## Add C=3072 specialized row kernels with row-walk prefetch for LN and RMSNorm-RoPE

```diff
diff --git a/fairygen_amd/csrc/dit_elementwise.hip b/fairygen_amd/csrc/dit_elementwise.hip
--- a/fairygen_amd/csrc/dit_elementwise.hip
+++ b/fairygen_amd/csrc/dit_elementwise.hip
@@ -1,5 +1,6 @@
 #include "common.h"
 #include "rmsnorm_rope_row.h"
+#include "../../include/fairygen_hip_rowref.h"
 
 #ifndef FG_ROW_MIN_WAVES
 #define FG_ROW_MIN_WAVES 4
@@ -8,18 +9,19 @@
 
 namespace {
 
-__device__ __forceinline__ void row_moments(const Row& r, int C, int lane, float eps, float& mean, float& rstd) {
+template <int NV, bool FULL>
+__device__ __forceinline__ void row_moments(const RowT<NV>& r, int C, int lane, float eps, float& mean, float& rstd) {
     const int nvec = C >> 3;
     float s = 0.f;
 #pragma unroll
-    for (int i = 0; i < kMaxVec; ++i)
+    for (int i = 0; i < NV; ++i)
 #pragma unroll
         for (int j = 0; j < 8; ++j) s += r.v[i][j];
     mean = wave_sum(s) / (float)C;
     float q = 0.f;
 #pragma unroll
-    for (int i = 0; i < kMaxVec; ++i) {
-        if (lane + i * 64 < nvec) {
+    for (int i = 0; i < NV; ++i) {
+        if (FULL || lane + i * 64 < nvec) {
 #pragma unroll
             for (int j = 0; j < 8; ++j) {
                 const float d = r.v[i][j] - mean;
@@ -33,6 +35,21 @@
 
 __device__ __forceinline__ int64_t mod_row(int64_t row, int64_t mod_rows, int64_t first_rows) {
     return mod_rows == 1 ? 0 : (mod_rows == 2 ? (row < first_rows ? 0 : 1) : row);
+}
+
+template <int MODE>
+__device__ __forceinline__ void norm_vec(const float* rv, float mean, float rstd, const bf16x8 a, const bf16x8 b, float* o) {
+#pragma unroll
+    for (int j = 0; j < 8; ++j) {
+        const float n = (rv[j] - mean) * rstd;
+        if (MODE == 0) {
+            const float y = rbf(n);
+            const float s1 = rbf(1.0f + (float)b[j]);
+            o[j] = rbf(y * s1) + (float)a[j];
+        } else {
+            o[j] = n * (float)a[j] + (float)b[j];
+        }
+    }
 }
 
 template <int MODE>
@@ -40,27 +57,36 @@
                                            bf16* out) {
     const int nvec = C >> 3;
     float mean, rstd;
-    row_moments(r, C, lane, eps, mean, rstd);
+    row_moments<kMaxVec, false>(r, C, lane, eps, mean, rstd);
 #pragma unroll
     for (int i = 0; i < kMaxVec; ++i) {
         const int vi = lane + i * 64;
         if (vi < nvec) {
-            const bf16x8 a = ld8(p0 + (int64_t)vi * 8);
-            const bf16x8 b = ld8(p1 + (int64_t)vi * 8);
             float o[8];
-#pragma unroll
-            for (int j = 0; j < 8; ++j) {
-                const float n = (r.v[i][j] - mean) * rstd;
-                if (MODE == 0) {
-                    const float y = rbf(n);
-                    const float s1 = rbf(1.0f + (float)b[j]);
-                    o[j] = rbf(y * s1) + (float)a[j];
-                } else {
-                    o[j] = n * (float)a[j] + (float)b[j];
-                }
-            }
+            norm_vec<MODE>(r.v[i], mean, rstd, ld8(p0 + (int64_t)vi * 8), ld8(p1 + (int64_t)vi * 8), o);
             st8(out + (int64_t)vi * 8, o);
         }
+    }
+}
+
+template <int MODE>
+__device__ __forceinline__ void norm_store_fast(const RowT<kFastVec>& r, int lane, float eps, const bf16* p0, const bf16* p1, bf16* out) {
+    bf16x8 a = ld8(p0 + (int64_t)lane * 8), b = ld8(p1 + (int64_t)lane * 8);
+    float mean, rstd;
+    row_moments<kFastVec, true>(r, kFastC, lane, eps, mean, rstd);
+#pragma unroll
+    for (int i = 0; i < kFastVec; ++i) {
+        const int vi = lane + i * 64;
+        bf16x8 an = a, bn = b;
+        if (i + 1 < kFastVec) {
+            an = ld8(p0 + (int64_t)(vi + 64) * 8);
+            bn = ld8(p1 + (int64_t)(vi + 64) * 8);
+        }
+        float o[8];
+        norm_vec<MODE>(r.v[i], mean, rstd, a, b, o);
+        st8(out + (int64_t)vi * 8, o);
+        a = an;
+        b = bn;
     }
 }
 
@@ -73,7 +99,7 @@
                                                uint8_t* out8, float* scale_out, float fp8_max, bf16* out16 = nullptr) {
     const int nvec = C >> 3;
     float mean, rstd;
-    row_moments(r, C, lane, eps, mean, rstd);
+    row_moments<kMaxVec, false>(r, C, lane, eps, mean, rstd);
     float amax = 0.f;
 #pragma unroll
     for (int i = 0; i < kMaxVec; ++i) {
@@ -166,6 +192,24 @@
 }
 
 template <int MODE>
+__global__ FG_ROW_BOUNDS void ln_rows_fast_kernel(const bf16* x, const bf16* p0, const bf16* p1, bf16* out, int64_t rows, float eps, int64_t mod_rows,
+                                                  int64_t first_rows, int64_t mod_ld) {
+    const int lane = threadIdx.x & 63;
+    const int64_t step = (int64_t)gridDim.x * kRowsPerBlock;
+    int64_t row = (int64_t)blockIdx.x * kRowsPerBlock + __builtin_amdgcn_readfirstlane((int)(threadIdx.x >> 6));
+    if (row >= rows) return;
+    RawRowT<kFastVec> next;
+    load_raw(x + row * kFastC, lane, next);
+    for (; row < rows; row += step) {
+        RowT<kFastVec> r;
+        widen(next, r);
+        if (row + step < rows) load_raw(x + (row + step) * kFastC, lane, next);
+        const int64_t m = MODE == 0 ? mod_row(row, mod_rows, first_rows) : 0;
+        norm_store_fast<MODE>(r, lane, eps, p0 + m * mod_ld, p1 + m * mod_ld, out + row * kFastC);
+    }
+}
+
+template <int MODE>
 __global__ FG_ROW_BOUNDS void residual_kernel(const bf16* __restrict__ x, const bf16* __restrict__ y,
                                                        const bf16* __restrict__ gate, bf16* __restrict__ x_out,
                                                        const bf16* __restrict__ p0, const bf16* __restrict__ p1,
@@ -229,6 +273,35 @@
             rope_vec<F32TAB, PLAIN>(rr, r.v[i], ld8(w + (int64_t)vi * 8), ctv, stv, row, head_dim, vi, o);
             const int col = vi * 8, g = PLAIN ? 0 : col / group_cols;
             st8(out + g * out_group_stride + row * out_ld + (col - g * group_cols), o);
+        }
+    }
+}
+
+template <bool F32TAB>
+__global__ FG_ROW_BOUNDS void rmsnorm_rope_fast_kernel(const bf16* x, int64_t ldx, const bf16* w, const void* ctv, const void* stv,
+                                                       bf16* out, int64_t rows, float eps) {
+    constexpr int kHead = 128;
+    const int lane = threadIdx.x & 63;
+    const int64_t step = (int64_t)gridDim.x * kRowsPerBlock;
+    int64_t row = (int64_t)blockIdx.x * kRowsPerBlock + __builtin_amdgcn_readfirstlane((int)(threadIdx.x >> 6));
+    if (row >= rows) return;
+    RawRowT<kFastVec> next;
+    load_raw(x + row * ldx, lane, next);
+    for (; row < rows; row += step) {
+        RowT<kFastVec> r;
+        widen(next, r);
+        if (row + step < rows) load_raw(x + (row + step) * ldx, lane, next);
+        bf16x8 wv = ld8(w + (int64_t)lane * 8);
+        const RopeRow rr = rope_begin<F32TAB, true>(r, ctv, row, kFastC, kHead, eps, lane);
+#pragma unroll
+        for (int i = 0; i < kFastVec; ++i) {
+            const int vi = lane + i * 64;
+            bf16x8 wn = wv;
+            if (i + 1 < kFastVec) wn = ld8(w + (int64_t)(vi + 64) * 8);
+            float o[8];
+            rope_vec<F32TAB, true>(rr, r.v[i], wv, ctv, stv, row, kHead, vi, o);
+            st8(out + row * kFastC + (int64_t)vi * 8, o);
+            wv = wn;
         }
     }
 }
@@ -317,20 +390,98 @@
 
 inline dim3 row_grid(int64_t rows) { return dim3((unsigned)((rows + kRowsPerBlock - 1) / kRowsPerBlock)); }
 
+constexpr int kRowWalk = 3;
+inline dim3 row_walk_grid(int64_t rows) {
+    const int64_t per_block = (int64_t)kRowsPerBlock * kRowWalk;
+    return dim3((unsigned)((rows + per_block - 1) / per_block));
+}
+
+int ln_modulate_impl(const char* fn, bool fast, const void* x, const void* shift, const void* scale, void* out, int64_t rows, int C,
+                     float eps, int64_t mod_rows, int64_t first_rows, int64_t mod_ld, fg_stream_t stream) {
+    if (int e = check_rows(fn, rows, C, mod_rows, first_rows)) return e;
+    FG_CHECK_ARG(x && shift && scale && out, "%s: null pointer", fn);
+    FG_CHECK_ARG(FG_ALIGNED16(x) && FG_ALIGNED16(shift) && FG_ALIGNED16(scale) && FG_ALIGNED16(out) && mod_ld % 8 == 0,
+                 "%s: pointers / mod_ld must be 16-byte aligned", fn);
+    if (rows == 0) return FG_OK;
+    if (fast && C == kFastC)
+        hipLaunchKernelGGL(ln_rows_fast_kernel<0>, row_walk_grid(rows), dim3(256), 0, (hipStream_t)stream, (const bf16*)x,
+                           (const bf16*)shift, (const bf16*)scale, (bf16*)out, rows, eps, mod_rows, first_rows, mod_ld);
+    else
+        hipLaunchKernelGGL(ln_modulate_kernel, row_grid(rows), dim3(256), 0, (hipStream_t)stream, (const bf16*)x,
+                           (const bf16*)shift, (const bf16*)scale, (bf16*)out, rows, C, eps, mod_rows, first_rows, mod_ld);
+    return fg_launch_status(fn);
+}
+
+int ln_affine_impl(const char* fn, bool fast, const void* x, const void* w, const void* b, void* out, int64_t rows, int C, float eps,
+                   fg_stream_t stream) {
+    if (int e = check_rows(fn, rows, C, 1, 0)) return e;
+    FG_CHECK_ARG(x && w && b && out, "%s: null pointer", fn);
+    FG_CHECK_ARG(FG_ALIGNED16(x) && FG_ALIGNED16(w) && FG_ALIGNED16(b) && FG_ALIGNED16(out), "%s: pointers must be 16-byte aligned", fn);
+    if (rows == 0) return FG_OK;
+    if (fast && C == kFastC)
+        hipLaunchKernelGGL(ln_rows_fast_kernel<1>, row_walk_grid(rows), dim3(256), 0, (hipStream_t)stream, (const bf16*)x, (const bf16*)w,
+                           (const bf16*)b, (bf16*)out, rows, eps, (int64_t)1, (int64_t)0, (int64_t)0);
+    else
+        hipLaunchKernelGGL(ln_affine_kernel, row_grid(rows), dim3(256), 0, (hipStream_t)stream, (const bf16*)x, (const bf16*)w,
+                           (const bf16*)b, (bf16*)out, rows, C, eps);
+    return fg_launch_status(fn);
+}
+
+int rmsnorm_rope_impl(const char* fn, bool fast, const void* x, int64_t ldx, const void* weight, const void* cos_tab, const void* sin_tab,
+                      int table_f32, void* out, int64_t rows, int C, int num_heads, float eps, fg_stream_t stream) {
+    if (int e = check_rows(fn, rows, C, 1, 0)) return e;
+    FG_CHECK_ARG(x && weight && out, "%s: null pointer", fn);
+    FG_CHECK_ARG(table_f32 ? (cos_tab != nullptr && sin_tab == nullptr) : ((cos_tab == nullptr) == (sin_tab == nullptr)),
+                 "%s: fp64 mode takes both tables or neither, fp32 mode ONE interleaved table in cos_tab", fn);
+    FG_CHECK_ARG(num_heads > 0 && C % num_heads == 0 && (C / num_heads) % 8 == 0, "%s: head_dim must be a multiple of 8", fn);
+    FG_CHECK_ARG(ldx >= C && ldx % 8 == 0 && FG_ALIGNED16(x) && FG_ALIGNED16(weight) && FG_ALIGNED16(out) &&
+                     FG_ALIGNED16(cos_tab) && FG_ALIGNED16(sin_tab),
+                 "%s: pointers / ldx must be 16-byte aligned", fn);
+    if (rows == 0) return FG_OK;
+    const int hd = C / num_heads;
+    const bool plain = (hd & (hd - 1)) == 0;
+    if (fast && C == kFastC && hd == 128) {
+        if (table_f32)
+            hipLaunchKernelGGL(rmsnorm_rope_fast_kernel<true>, row_walk_grid(rows), dim3(256), 0, (hipStream_t)stream, (const bf16*)x, ldx,
+                               (const bf16*)weight, cos_tab, sin_tab, (bf16*)out, rows, eps);
+        else
+            hipLaunchKernelGGL(rmsnorm_rope_fast_kernel<false>, row_walk_grid(rows), dim3(256), 0, (hipStream_t)stream, (const bf16*)x, ldx,
+                               (const bf16*)weight, cos_tab, sin_tab, (bf16*)out, rows, eps);
+        return fg_launch_status(fn);
+    }
+#define FG_ROPE_LAUNCH(TAB, PL)                                                                                                  \
+    hipLaunchKernelGGL((rmsnorm_rope_kernel<TAB, PL>), row_grid(rows), dim3(256), 0, (hipStream_t)stream, (const bf16*)x, ldx,    \
+                       (const bf16*)weight, cos_tab, sin_tab, (bf16*)out, rows, C, hd, eps, C, (int64_t)0, (int64_t)C)
+    if (table_f32) { if (plain) FG_ROPE_LAUNCH(true, true); else FG_ROPE_LAUNCH(true, false); }
+    else { if (plain) FG_ROPE_LAUNCH(false, true); else FG_ROPE_LAUNCH(false, false); }
+#undef FG_ROPE_LAUNCH
+    return fg_launch_status(fn);
+}
+
 }
 
 extern "C" {
 
 int fg_ln_modulate_bf16(const void* x, const void* shift, const void* scale, void* out, int64_t rows, int C, float eps,
                         int64_t mod_rows, int64_t first_rows, int64_t mod_ld, fg_stream_t stream) {
-    if (int e = check_rows("fg_ln_modulate_bf16", rows, C, mod_rows, first_rows)) return e;
-    FG_CHECK_ARG(x && shift && scale && out, "fg_ln_modulate_bf16: null pointer");
-    FG_CHECK_ARG(FG_ALIGNED16(x) && FG_ALIGNED16(shift) && FG_ALIGNED16(scale) && FG_ALIGNED16(out) && mod_ld % 8 == 0,
-                 "fg_ln_modulate_bf16: pointers / mod_ld must be 16-byte aligned");
-    if (rows == 0) return FG_OK;
-    hipLaunchKernelGGL(ln_modulate_kernel, row_grid(rows), dim3(256), 0, (hipStream_t)stream, (const bf16*)x,
-                       (const bf16*)shift, (const bf16*)scale, (bf16*)out, rows, C, eps, mod_rows, first_rows, mod_ld);
-    return fg_launch_status("fg_ln_modulate_bf16");
+    return ln_modulate_impl("fg_ln_modulate_bf16", true, x, shift, scale, out, rows, C, eps, mod_rows, first_rows, mod_ld, stream);
+}
+
+int fg_row_ref_version(void) { return 1; }
+
+int fg_ln_modulate_ref_bf16(const void* x, const void* shift, const void* scale, void* out, int64_t rows, int C, float eps,
+                            int64_t mod_rows, int64_t first_rows, int64_t mod_ld, fg_stream_t stream) {
+    return ln_modulate_impl("fg_ln_modulate_ref_bf16", false, x, shift, scale, out, rows, C, eps, mod_rows, first_rows, mod_ld, stream);
+}
+
+int fg_ln_affine_ref_bf16(const void* x, const void* w, const void* b, void* out, int64_t rows, int C, float eps, fg_stream_t stream) {
+    return ln_affine_impl("fg_ln_affine_ref_bf16", false, x, w, b, out, rows, C, eps, stream);
+}
+
+int fg_rmsnorm_rope_ref_bf16(const void* x, int64_t ldx, const void* weight, const void* cos_tab, const void* sin_tab, int table_f32,
+                             void* out, int64_t rows, int C, int num_heads, float eps, fg_stream_t stream) {
+    return rmsnorm_rope_impl("fg_rmsnorm_rope_ref_bf16", false, x, ldx, weight, cos_tab, sin_tab, table_f32, out, rows, C, num_heads, eps,
+                             stream);
 }
 
 int fg_ln_modulate_fp8_bf16(const void* x, const void* shift, const void* scale, void* out_fp8, float* out_scale, int64_t rows, int C,
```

### EXERCISE AIM
When a line in the records above holds "else", that line is to be reported.

### REPLY TO THE EXERCISE
+        } else {
-                } else {
+    else
+    else
+        else
+    if (table_f32) { if (plain) FG_ROPE_LAUNCH(true, true); else FG_ROPE_LAUNCH(true, false); }
+    else { if (plain) FG_ROPE_LAUNCH(false, true); else FG_ROPE_LAUNCH(false, false); }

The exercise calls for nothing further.